The other night after we finished off the chicken tacos and dessert, we gave Nick his birthday gift.
Ever seen a water rocket? You add a few inches of water to a plastic bottle, then flip it onto a launch pad. Then, you pump air into the bottle through a plastic tube with a bicycle pump. If you do everything just right, the bottle launches off the pad and soars 90 feet in the air.
Well, you guessed it. We didn’t do everything just right on the first couple of launches.
We had the six foot launch first, where the rocket just popped off the pad and floated lazily into the grass.
“The connection is too loose,” Norrell suggested. So Nick tightened the connection.
Then we had the “It won’t launch no matter how hard we pump the bicycle pump” attempt. Nick pumped like crazy. Norrell took over. Chris tried. Nothing.
By this point, the neighbor boy across the vacant lot wandered in. I welcomed him to stay and watch, confident that we would have a real launch soon. Of course, it never occurred to me that we might need this boy’s teamwork.
2. Don’t assume your neighbors lack Skills.
Finally, with the rocket still refusing to launch, Norrell advised Nick to loosen the connection.
About the same time, Marnell pulled out his air compressor hose. The only detail to note about this? The hose was slightly short, and so they had to pull the launch pad in closer to the trees. Well, the next launch was nothing short of spectacular. The bottle rocket shot up through the trees so fast I missed snapping a photo.
Finally, I caught the event on camera on the next launch. The rocket shot through the air, blasting up through the leaves of the trees.
Then something ominous happened: a plastic fin fluttered to earth.
Then… nothing. The rocket did not return.

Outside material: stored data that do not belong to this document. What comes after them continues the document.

+                                                                         *reinterpret_cast<const bf16x8*>(&b[i]), acc[i][j0 + j], 0, 0, 0);
+          __builtin_amdgcn_sched_barrier(0);
+        }
+      }
+    }
+  };
   UPA_STAMP_AT(0);
   UPA_STAMP_HWID();
-  stage_halo(0);
-  stage_w(0, 0, 0);
   int buf = 0;
-  for (int c = 0; c < nChunks; ++c) {
-    int kh = 0, kw = 0;
+  if constexpr (!GRP) {
+    stage_halo(0, 0);
+    stage_w(0, 0, 0);
+    for (int c = 0; c < nChunks; ++c) {
+      int kh = 0, kw = 0;
 #pragma unroll 1
-    for (int tap = 0; tap < TAPS; ++tap) {
-      asm volatile("s_waitcnt vmcnt(0)" ::: "memory");
-      __syncthreads();
-      if (c == 0) UPA_STAMP_AT(1 + tap);
-      if (tap + 1 < TAPS) stage_w(c, tap + 1, buf ^ 1);
-      const int tapshift = kh * p.IWp + (STRIDE == 2 ? (kw >> 1) + (kw & 1) * p.HALF : kw);
-      const char* wb = wbuf + buf * WBUF + (wn * NT) * 1024 + lane * 16;
-      int paddr[MT], pswz[MT];
-#pragma unroll
-      for (int i = 0; i < MT; ++i) {
-        const int pl = pl0[i] + tapshift;
-        paddr[i] = pl * 128;
-        pswz[i] = pl & 7;
-      }
-#pragma unroll
-      for (int kt = 0; kt < 2; ++kt) {
-        if constexpr (TAIL == 2) {
-          if (kt == 1 && c * 2 + 1 >= p.KTT) break;
+      for (int tap = 0; tap < TAPS; ++tap) {
+        asm volatile("s_waitcnt vmcnt(0)" ::: "memory");
+        __syncthreads();
+        if (c == 0) UPA_STAMP_AT(1 + tap);
+        if (tap + 1 < TAPS) stage_w(c, tap + 1, buf ^ 1);
+        const int tapshift = kh * p.IWp + (STRIDE == 2 ? (kw >> 1) + (kw & 1) * p.HALF : kw);
+        const char* wb = wbuf + buf * WBUF + (wn * NT) * 1024 + lane * 16;
+        int paddr[MT], pswz[MT];
+#pragma unroll
+        for (int i = 0; i < MT; ++i) {
+          const int pl = pl0[i] + tapshift;
+          paddr[i] = pl * 128;
+          pswz[i] = pl & 7;
         }
-        if constexpr (NT <= 6) {
-          u32x4 a[NT], b[MT];
-#pragma unroll
-          for (int j = 0; j < NT; ++j) a[j] = *reinterpret_cast<const u32x4*>(wb + (kt * NTB + j) * 1024);
-#pragma unroll
-          for (int i = 0; i < MT; ++i) b[i] = *reinterpret_cast<const u32x4*>(hal + paddr[i] + (((kt * 4 + g) ^ pswz[i]) << 4));
-#pragma unroll
-          for (int i = 0; i < MT; ++i)
-#pragma unroll
-            for (int j = 0; j < NT; ++j)
-              acc[i][j] = __builtin_amdgcn_mfma_f32_16x16x32_bf16(*reinterpret_cast<const bf16x8*>(&a[j]),
-                                                                  *reinterpret_cast<const bf16x8*>(&b[i]), acc[i][j], 0, 0, 0);
-        } else {
-          constexpr int GS = (NT + 1) / 2;
-          u32x4 b[MT];
-#pragma unroll
-          for (int i = 0; i < MT; ++i) b[i] = *reinterpret_cast<const u32x4*>(hal + paddr[i] + (((kt * 4 + g) ^ pswz[i]) << 4));
-#pragma unroll
-          for (int j0 = 0; j0 < NT; j0 += GS) {
-            u32x4 a[GS];
-#pragma unroll
-            for (int j = 0; j < GS; ++j)
-              if (j0 + j < NT) a[j] = *reinterpret_cast<const u32x4*>(wb + (kt * NTB + j0 + j) * 1024);
-#pragma unroll
-            for (int i = 0; i < MT; ++i)
-#pragma unroll
-              for (int j = 0; j < GS; ++j)
-                if (j0 + j < NT)
-                  acc[i][j0 + j] = __builtin_amdgcn_mfma_f32_16x16x32_bf16(*reinterpret_cast<const bf16x8*>(&a[j]),
-                                                                           *reinterpret_cast<const bf16x8*>(&b[i]), acc[i][j0 + j], 0, 0, 0);
-            __builtin_amdgcn_sched_barrier(0);
+        multiply(c, wb, paddr, pswz);
+        buf ^= 1;
+        if (++kw == KS) { kw = 0; ++kh; }
+      }
+      if (c + 1 < nChunks) {
+        __syncthreads();
+        stage_halo(c + 1, 0);
+        stage_w(c + 1, 0, buf);
+      }
+    }
+  } else {
+    for (int c0 = 0; c0 < nChunks; c0 += G) {
+      const int cEnd = c0 + G < nChunks ? c0 + G : nChunks;
+      if (c0 > 0) __syncthreads();
+#pragma unroll 1
+      for (int c = c0; c < cEnd; ++c) stage_halo(c, c - c0);
+      if (resident) {
+#pragma unroll 1
+        for (int c = c0; c < cEnd; ++c) stage_w(c, 0, c - c0);
+      } else {
+        stage_w(c0, 0, buf);
+      }
+      int hoff = 0;
+#pragma unroll 1
+      for (int c = c0; c < cEnd; ++c, hoff += haloBytes) {
+        int kh = 0, kw = 0;
+#pragma unroll 1
+        for (int tap = 0; tap < TAPS; ++tap) {
+          if (!resident || c == c0) {
+            asm volatile("s_waitcnt vmcnt(0)" ::: "memory");
+            __syncthreads();
           }
+          if (c == 0) UPA_STAMP_AT(1 + tap);
+          if (tap + 1 < TAPS) stage_w(c, tap + 1, buf ^ 1);
+          else if (KS != 1 && c + 1 < cEnd) stage_w(c + 1, 0, buf ^ 1);
+          const int tapshift = kh * p.IWp + (STRIDE == 2 ? (kw >> 1) + (kw & 1) * p.HALF : kw);
+          const char* wb = wbuf + (resident ? c - c0 : buf) * WBUF + (wn * NT) * 1024 + lane * 16;
+          int paddr[MT], pswz[MT];
+#pragma unroll
+          for (int i = 0; i < MT; ++i) {
+            const int pl = pl0[i] + tapshift;
+            paddr[i] = pl * 128 + hoff;
+            pswz[i] = pl & 7;
+          }
+          multiply(c, wb, paddr, pswz);
+          buf ^= 1;
+          if (++kw == KS) { kw = 0; ++kh; }
         }
       }
-      buf ^= 1;
-      if (++kw == KS) { kw = 0; ++kh; }
-    }
-    if (c + 1 < nChunks) {
-      __syncthreads();
-      stage_halo(c + 1);
-      stage_w(c + 1, 0, buf);
     }
   }
   UPA_STAMP_AT(10);
@@ -409,11 +460,20 @@
 __global__ __launch_bounds__(512, 4) void conv_big_kernel(const BigParams p) {
   conv_big_body<KS, STRIDE, WM, WN, MT, NT, TAIL>(p, (int)blockIdx.x);
 }
+template <int KS, int STRIDE, int WM, int WN, int MT, int NT, int TAIL = 0>
+__global__ __launch_bounds__(512, 4) void conv_big_grouped_kernel(const BigParams p) {
+  conv_big_body<KS, STRIDE, WM, WN, MT, NT, TAIL, true>(p, (int)blockIdx.x);
+}
 
 template <int KS, int STRIDE, int WM, int WN, int MT, int NT, int TAIL = 0>
 __global__ __launch_bounds__(512, 4) void conv_big_pair_kernel(const BigParams p0, const BigParams p1, const int split) {
   if ((int)blockIdx.x < split) conv_big_body<KS, STRIDE, WM, WN, MT, NT, TAIL>(p0, (int)blockIdx.x);
   else conv_big_body<KS, STRIDE, WM, WN, MT, NT, TAIL>(p1, (int)blockIdx.x - split);
+}
+template <int KS, int STRIDE, int WM, int WN, int MT, int NT, int TAIL = 0>
+__global__ __launch_bounds__(512, 4) void conv_big_pair_grouped_kernel(const BigParams p0, const BigParams p1, const int split) {
+  if ((int)blockIdx.x < split) conv_big_body<KS, STRIDE, WM, WN, MT, NT, TAIL, true>(p0, (int)blockIdx.x);
+  else conv_big_body<KS, STRIDE, WM, WN, MT, NT, TAIL, true>(p1, (int)blockIdx.x - split);
 }
 template <int KS, int STRIDE, int WM, int WN, int MT, int NT, int TAIL = 0>
 __global__ __launch_bounds__(512, 4) void conv_big_tri_kernel(const BigParams p0, const BigParams p1, const BigParams p2, const int s0,
@@ -422,20 +482,38 @@
   else if ((int)blockIdx.x < s1) conv_big_body<KS, STRIDE, WM, WN, MT, NT, TAIL>(p1, (int)blockIdx.x - s0);
   else conv_big_body<KS, STRIDE, WM, WN, MT, NT, TAIL>(p2, (int)blockIdx.x - s1);
 }
+template <int KS, int STRIDE, int WM, int WN, int MT, int NT, int TAIL = 0>
+__global__ __launch_bounds__(512, 4) void conv_big_tri_grouped_kernel(const BigParams p0, const BigParams p1, const BigParams p2, const int s0,
+                                                                      const int s1) {
+  if ((int)blockIdx.x < s0) conv_big_body<KS, STRIDE, WM, WN, MT, NT, TAIL, true>(p0, (int)blockIdx.x);
+  else if ((int)blockIdx.x < s1) conv_big_body<KS, STRIDE, WM, WN, MT, NT, TAIL, true>(p1, (int)blockIdx.x - s0);
+  else conv_big_body<KS, STRIDE, WM, WN, MT, NT, TAIL, true>(p2, (int)blockIdx.x - s1);
+}
 
 template <int KS_, int STRIDE_, int WM_, int WN_, int MT_, int NT_, int TAIL_>
 struct BigCfg {
   static constexpr int NTB = WN_ * NT_;
-  __device__ static __forceinline__ void run(const BigParams& p, int bid) { conv_big_body<KS_, STRIDE_, WM_, WN_, MT_, NT_, TAIL_>(p, bid); }
+  static constexpr bool GROUPS = big_groups(TAIL_, MT_, NT_);
+  template <bool GRP>
+  __device__ static __forceinline__ void run(const BigParams& p, int bid) { conv_big_body<KS_, STRIDE_, WM_, WN_, MT_, NT_, TAIL_, GRP && GROUPS>(p, bid); }
 };
 template <class CA, class CB>
 __global__ __launch_bounds__(512, 4) void conv_big_mix_kernel(const BigParams a0, const BigParams a1, const BigParams b0, const BigParams b1,
                                                               const int s0, const int s1, const int s2) {
   const int b = (int)blockIdx.x;
-  if (b < s0) CA::run(a0, b);
-  else if (b < s1) CA::run(a1, b - s0);
-  else if (b < s2) CB::run(b0, b - s1);
-  else CB::run(b1, b - s2);
+  if (b < s0) CA::template run<false>(a0, b);
+  else if (b < s1) CA::template run<false>(a1, b - s0);
+  else if (b < s2) CB::template run<false>(b0, b - s1);
+  else CB::template run<false>(b1, b - s2);
+}
+template <class CA, class CB>
+__global__ __launch_bounds__(512, 4) void conv_big_mix_grouped_kernel(const BigParams a0, const BigParams a1, const BigParams b0, const BigParams b1,
+                                                                      const int s0, const int s1, const int s2) {
+  const int b = (int)blockIdx.x;
+  if (b < s0) CA::template run<true>(a0, b);
+  else if (b < s1) CA::template run<true>(a1, b - s0);
+  else if (b < s2) CB::template run<true>(b0, b - s1);
+  else CB::template run<true>(b1, b - s2);
 }
 
 namespace {
@@ -503,6 +581,17 @@
 int big_launch_inst(const BigParams& p, size_t lds, hipStream_t s) {
   constexpr int NTB = WN * NT;
   const dim3 grid((unsigned)((long)p.tilesX * p.tilesY * p.N), (unsigned)cdiv(p.NTn, NTB));
+  if constexpr (big_groups(TAIL, MT, NT)) {
+    if (p.G > 1) {
+      if (hipError_t e = upa_full_lds<conv_big_grouped_kernel<KS, STRIDE, WM, WN, MT, NT, TAIL>>(); e != hipSuccess) {
+        upa_set_error("conv_big: cannot raise LDS limit: %s", hipGetErrorString(e));
+        return UPA_ELAUNCH;
+      }
+      hipLaunchKernelGGL((conv_big_grouped_kernel<KS, STRIDE, WM, WN, MT, NT, TAIL>), grid, dim3(512), lds, s, p);
+      UPA_LAUNCH_CHECK();
+      return UPA_OK;
+    }
+  }
   auto kern = conv_big_kernel<KS, STRIDE, WM, WN, MT, NT, TAIL>;
   if (hipError_t e = upa_full_lds<conv_big_kernel<KS, STRIDE, WM, WN, MT, NT, TAIL>>(); e != hipSuccess) {
     upa_set_error("conv_big: cannot raise LDS limit: %s", hipGetErrorString(e));
@@ -519,6 +608,17 @@
   const long t0 = (long)p0.tilesX * p0.tilesY * p0.N, t1 = (long)p1.tilesX * p1.tilesY * p1.N;
   if (cdiv(p0.NTn, NTB) != cdiv(p1.NTn, NTB) || t0 + t1 >= (1L << 31)) return UPA_EUNSUPPORTED;
   const dim3 grid((unsigned)(t0 + t1), (unsigned)cdiv(p0.NTn, NTB));
+  if constexpr (big_groups(TAIL, MT, NT)) {
+    if (p0.G > 1 || p1.G > 1) {
+      if (hipError_t e = upa_full_lds<conv_big_pair_grouped_kernel<KS, STRIDE, WM, WN, MT, NT, TAIL>>(); e != hipSuccess) {
+        upa_set_error("conv_big: cannot raise LDS limit: %s", hipGetErrorString(e));
+        return UPA_ELAUNCH;
+      }
+      hipLaunchKernelGGL((conv_big_pair_grouped_kernel<KS, STRIDE, WM, WN, MT, NT, TAIL>), grid, dim3(512), lds, s, p0, p1, (int)t0);
+      UPA_LAUNCH_CHECK();
+      return UPA_OK;
+    }
+  }
   if (hipError_t e = upa_full_lds<conv_big_pair_kernel<KS, STRIDE, WM, WN, MT, NT, TAIL>>(); e != hipSuccess) {
     upa_set_error("conv_big: cannot raise LDS limit: %s", hipGetErrorString(e));
     return UPA_ELAUNCH;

After squinting and straining our eyes, we finally spotted it. A branch had captured the bottle rocket in the very crown of the tree, kissing the sky. Marnell collected a few discs from his disc golfing collection, and began whirling them up at the rocket, hoping to dislodge it. But it was a long shot, literally, and we made no progress.
Well, that neighbor boy.
“My dad has a long ladder,” he said.
Soon, we had a twenty foot wooden ladder (40 foot when extended) propped against the culprit tree, with a Hispanic man with a limited English vocabulary comfortably balanced on its top. Talk about teamwork among neighbors when there is a language barrier! Much pointing and attempted Spanish conversation ensued.
It soon became clear that we were a long way off from the rocket, even with the ladder. My hope faded.
3. Expect teamwork to save the day!
Marnell and Norrell kept shouting encouragement up the ladder, and people kept pointing, and finally, the neighbor on the ladder spotted the bottle. However, even with a plastic extension rod, he could not reach it.
Finally, Marnell pulled out a roll of duct tape and a length of PVC. He duct taped the PVC to the plastic extension rod. He passed this contraption up to the neighbor and hurrah! The rocket fluttered out of the crown of the tree.
Side note: how many times and in how many strange scenarios do you think duct tape has saved the day?
But it wasn’t just duct tape that saved the day. Focused teamwork by a handful of people with unique talents and possessions made the difference.
Sometimes we think giving people things is the best thing we can do for them. Often, just the opposite is true. I think I first learned this from the book When Helping Hurts. Instead, a superior strategy is to ask them for help. Instead of taking cookies to your neighbors (although that rarely hurts!) ask them what their talents are, and what they like to do.
Asking people for help fosters a relationship more quickly than simple charity. By asking them for help, we show that we see them. Our ears hear them. We are listening. We know they have value.
It’s almost always a shock to find out how much a neighbor has to offer. I’ll never forget the day I asked a neighbor to help move a bed frame upstairs. It was one of the funniest days of my life. You might not have a bed frame to move or a rocket in your tree right now. But still you can find out the strong points of the unexpected people in your life.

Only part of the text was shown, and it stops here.